Introduction: Blood hyperviscosity syndrome (BHVS) is a rare and serious complication of multiple myeloma (MM). It is an unusual mode of MM revelation. Case presentation: A 60-year-old man admitted to the emergency department for hemorrhagic syndrome. Two days before his admission, he presented epistaxis with neurosensory signs. Blood count showed platelets at 139000 / mm3, normochromic normocytic anemia. Peripheric blood smear showed erythrocytes in rolls. Serum protein electrophoresis showed monoclonal gammapathies and immunonephelometric assay showed an IgG Kappa. The myelogram showed a plasmocyte infiltration at 55%. There was no bone lytic lesion visible on standard X-ray. The diagnosis of IgG Kappa stage III multiple myeloma was retained. Discussion: BHVS is a therapeutic emergency; it is defined by all the manifestations related to the elevation of blood viscosity.
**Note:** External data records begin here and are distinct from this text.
static AsyncJob* wait_oldest(asd_ctx* ctx, int* rc) {
  AsyncExtract* ax = ctx->ax;
  AsyncJob* a;
  bool back;
  {
    std::unique_lock<std::mutex> l(ax->m);
    if (ax->waited == ax->submitted) { ctx->set_error("asd_extract_wait: nothing was submitted"); *rc = ASD_ERR_INVALID; return nullptr; }
    a = &ax->jobs[ax->waited % kSlots];
    if (ax->hold_back && a->state != AsyncJob::BACK && a->state != AsyncJob::DONE) { ax->hold_back = false; ax->cv.notify_all(); }
    ax->cv.wait(l, [&] { return a->state == AsyncJob::BACK || a->state == AsyncJob::DONE; });
    back = a->state == AsyncJob::BACK;
  }
  if (back) {
    (void)hipSetDevice(ctx->cfg.device);
    const int frc = extract_finish(ctx, ax->slots[a->slot], a->job.n, a->kps.data(), nullptr);
    std::lock_guard<std::mutex> l(ax->m);
    if (frc != ASD_OK) a->job.rc = frc;
    a->state = AsyncJob::DONE;
  }
  {
    std::lock_guard<std::mutex> l(ax->m);
    ++ax->waited;
    if (a->job.rc == ASD_OK) ax->last_view = ax->waited - 1;
  }
  if (a->job.rc != ASD_OK) { *rc = a->job.rc; return nullptr; }
  ctx->last_n = a->job.n;
  ctx->d_desc_last = ax->slots[a->slot].d_desc;
  ctx->d_pyr_view = ctx->keep_pyramid ? ax->slots[a->slot].d_pyr_keep : nullptr;
  *rc = ASD_OK;
  return a;
}

int asd_extract_wait(asd_ctx* ctx, asd_keypoint* kps, float* desc, int32_t* n_out) {
  if (!ctx || !ctx->ax || !kps || !desc || !n_out) return ASD_ERR_INVALID;
  int rc;
  AsyncJob* a = wait_oldest(ctx, &rc);
  if (!a) return rc;
  const int n = a->job.n;
  memcpy(kps, a->kps.data(), (size_t)n * sizeof(asd_keypoint));
  memcpy(desc, ctx->ax->slots[a->slot].h_desc, (size_t)n * 128 * sizeof(float));
  *n_out = n;
  return ASD_OK;
}

int asd_extract_wait_view(asd_ctx* ctx, const asd_keypoint** kps, const float** desc, int32_t* n_out) {
  if (!ctx || !ctx->ax || !kps || !desc || !n_out) return ASD_ERR_INVALID;
  int rc;
  AsyncJob* a = wait_oldest(ctx, &rc);
  if (!a) return rc;
  *kps = a->kps.data();
  *desc = ctx->ax->slots[a->slot].h_desc;
  *n_out = a->job.n;
  return ASD_OK;
}

uint64_t asd_extract_last_view(const asd_ctx* ctx) {
  if (!ctx || !ctx->ax) return ~0ull;
  std::lock_guard<std::mutex> l(ctx->ax->m);
  return ctx->ax->last_view;
}

int32_t asd_extract_view_valid(asd_ctx* ctx, uint64_t view_id) {
  if (!ctx || !ctx->ax) return 0;
  AsyncExtract* ax = ctx->ax;
  std::lock_guard<std::mutex> l(ax->m);
  return view_id < ax->waited && ax->submitted <= view_id + (uint64_t)kSlots ? 1 : 0;
}

int asd_get_level_size(const asd_ctx* ctx, int32_t level, int32_t* width, int32_t* height) {
  if (!ctx || !ctx->fe || !width || !height || level < 0 || level >= ctx->fe->pyr.nlevels) return ASD_ERR_INVALID;
  *width = ctx->fe->pyr.lv[level].w;
  *height = ctx->fe->pyr.lv[level].h;
  return ASD_OK;
}

int asd_get_level_image(asd_ctx* ctx, int32_t level, int32_t blurred, uint8_t* out) {
  if (!ctx || !ctx->fe || !out || level < 0 || level >= ctx->fe->pyr.nlevels) return ASD_ERR_INVALID;
  if (asd_extractor_busy(ctx, "asd_get_level_image")) return ASD_ERR_INVALID;
  const LevelDev& L = ctx->fe->pyr.lv[level];
  const uint8_t* src = (blurred ? ctx->fe->d_blur : ctx->fe->d_pyr) + L.off;
  ASD_HIP_CHECK(ctx, hipMemcpy2DAsync(out, L.w, src, L.pitch, L.w, L.h, hipMemcpyDeviceToHost, ctx->stream));
  ASD_HIP_CHECK(ctx, hipStreamSynchronize(ctx->stream));
  return ASD_OK;
}

int asd_get_raw_corners(asd_ctx* ctx, int32_t level, int32_t capacity, float* x, float* y, float* response, int32_t* n_out) {
  if (!ctx || !ctx->fe || !n_out || level < 0 || level >= ctx->fe->pyr.nlevels) return ASD_ERR_INVALID;
  if (asd_extractor_busy(ctx, "asd_get_raw_corners")) return ASD_ERR_INVALID;
  const FrontendState* fe = ctx->fe;
  const int n = std::min((int)fe->raw_x[level].size(), capacity);
  for (int i = 0; i < n; ++i) {
    if (x) x[i] = fe->raw_x[level][i];
    if (y) y[i] = fe->raw_y[level][i];
    if (response) response[i] = fe->raw_r[level][i];
  }
  *n_out = n;
  return ASD_OK;
}

int asd_get_patches(asd_ctx* ctx, int32_t capacity, uint8_t* out, int32_t* n_out) {
  if (!ctx || !ctx->fe || !n_out || capacity < 0 || (capacity > 0 && !out)) return ASD_ERR_INVALID;
  if (asd_extractor_busy(ctx, "asd_get_patches")) return ASD_ERR_INVALID;
  const int n = std::min(ctx->patches_n, (int)capacity);
  if (n > 0) {
    ASD_HIP_CHECK(ctx, hipMemcpyAsync(out, ctx->d_patches, (size_t)n * 1024, hipMemcpyDeviceToHost, ctx->stream));
    ASD_HIP_CHECK(ctx, hipStreamSynchronize(ctx->stream));
  }
  *n_out = n;
  return ASD_OK;
}

}

namespace {

struct StereoArgs {
  PyrDev P;
  const uint8_t *pyr_l, *pyr_r;
  const float4 *kp_l, *kp_r;
  const float *desc_l, *desc_r;
  const int *row_start, *row_items;
  int n_l, n_rows;
  float maxD, mbf;
  float scale[ASD_MAX_LEVELS], inv_scale[ASD_MAX_LEVELS];
  float* u_right; float* depth; int* sad;
};

__global__ __launch_bounds__(256) void k_stereo_match(StereoArgs a) {
  const int lane = threadIdx.x & 63;
  const int iL = blockIdx.x * 4 + (threadIdx.x >> 6);
  if (iL >= a.n_l) return;
  const float4 kl = a.kp_l[iL];
  const float uL = kl.x, vL = kl.y;
  const int levelL = __float_as_int(kl.z);
  float out_u = -1.0f, out_d = -1.0f;
  int out_sad = -1;
  const int row = (int)vL;
  do {
    if (row < 0 || row >= a.n_rows) break;
    const int c0 = a.row_start[row], c1 = a.row_start[row + 1];
    if (c0 == c1) break;
    const float minU = uL - a.maxD, maxU = uL;
    if (maxU < 0) break;
    float best = 1.5f;
    int best_pos = 0x7fffffff;
    const float4* dl = reinterpret_cast<const float4*>(a.desc_l + (size_t)iL * 128);
    for (int p = c0 + lane; p < c1; p += 64) {
      const int iR = a.row_items[p];
      const float4 kr = a.kp_r[iR];
      const int oR = __float_as_int(kr.z);
      if (oR < levelL - 1 || oR > levelL + 1) continue;
      if (!(kr.x >= minU && kr.x <= maxU)) continue;
      const float4* dr = reinterpret_cast<const float4*>(a.desc_r + (size_t)iR * 128);
      float acc = 0.f;
      for (int k = 0; k < 32; ++k) {
        const float4 x = dl[k], y = dr[k];
        float d;
        d = x.x - y.x; acc = acc + d * d;
        d = x.y - y.y; acc = acc + d * d;
        d = x.z - y.z; acc = acc + d * d;
        d = x.w - y.w; acc = acc + d * d;
      }
      if (acc < best) { best = acc; best_pos = p; }
    }
    for (int off = 32; off >= 1; off >>= 1) {
      const float ob = __shfl_xor(best, off);
      const int op = __shfl_xor(best_pos, off);
      if (ob < best || (ob == best && op < best_pos)) { best = ob; best_pos = op; }
    }
    if (!(best < 1.0f) || best_pos == 0x7fffffff) break;
    const int iR = a.row_items[best_pos];
    const float uR0 = a.kp_r[iR].x;
    const float sf = a.inv_scale[levelL];
    const float scaleduL = roundf(uL * sf), scaledvL = roundf(vL * sf), scaleduR0 = roundf(uR0 * sf);
    const LevelDev Lv = a.P.lv[levelL];
    const float iniu = scaleduR0 + 5 - 5, endu = scaleduR0 + 5 + 5 + 1;
    if (iniu < 0 || endu >= Lv.w) break;
    const int xl = (int)scaleduL, yl = (int)scaledvL, xr = (int)scaleduR0;
    if (xl - 5 < 0 || xl + 5 >= Lv.w || yl - 5 < 0 || yl + 5 >= Lv.h || xr - 10 < 0 || xr + 10 >= Lv.w) break;
    const uint8_t* L0 = a.pyr_l + Lv.off;
    const uint8_t* R0 = a.pyr_r + Lv.off;
    const int cl = L0[yl * Lv.pitch + xl];
    int sad[11];
#pragma unroll
    for (int s = 0; s < 11; ++s) sad[s] = 0;
    for (int q = lane; q < 121; q += 64) {
      const int dy = q / 11 - 5, dx = q % 11 - 5;
      const int il = (int)L0[(yl + dy) * Lv.pitch + xl + dx] - cl;
      const uint8_t* rrow = R0 + (yl + dy) * Lv.pitch + xr + dx;
#pragma unroll
      for (int s = 0; s < 11; ++s) {
        const int cr = R0[yl * Lv.pitch + xr + (s - 5)];
        const int ir = (int)rrow[s - 5] - cr;
        sad[s] += abs(il - ir);
      }
    }
#pragma unroll
    for (int s = 0; s < 11; ++s)
      for (int off = 32; off >= 1; off >>= 1) sad[s] += __shfl_xor(sad[s], off);
    float bestS = 2147483648.0f;
    int bestinc = 0;
    float vd[11];
#pragma unroll
    for (int s = 0; s < 11; ++s) {
      vd[s] = (float)sad[s];
      if (vd[s] < bestS) { bestS = vd[s]; bestinc = s - 5; }
    }
    if (bestinc == -5 || bestinc == 5) break;
    float d1 = 0.f, d2 = 0.f, d3 = 0.f;
#pragma unroll
    for (int s = 1; s < 10; ++s)
      if (s - 5 == bestinc) { d1 = vd[s - 1]; d2 = vd[s]; d3 = vd[s + 1]; }
    const float deltaR = (d1 - d3) / (2.0f * (d1 + d3 - 2.0f * d2));
    if (deltaR < -1 || deltaR > 1) break;
    float bestuR = a.scale[levelL] * ((float)scaleduR0 + (float)bestinc + deltaR);
    float disparity = uL - bestuR;
    if (disparity >= 0.f && disparity < a.maxD) {
      if (disparity <= 0) { disparity = 0.01; bestuR = uL - 0.01; }
      out_d = a.mbf / disparity;
      out_u = bestuR;
      out_sad = (int)bestS;
    }
  } while (false);
  if (lane == 0) { a.u_right[iL] = out_u; a.depth[iL] = out_d; a.sad[iL] = out_sad; }
}

}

Raising the concentration of plasma proteins increases the plasma viscosity in a variable, inter-individual and multi-elemental manner, including molecular weight (MW), structure, concentration, and ability to form aggregates which could explain the rarity of IgG involvement in the genesis of blood hyperviscosity (low MW, isomeric structure). This IgG is secreted by a plasmocytic clone invading the bone marrow characterizing MM.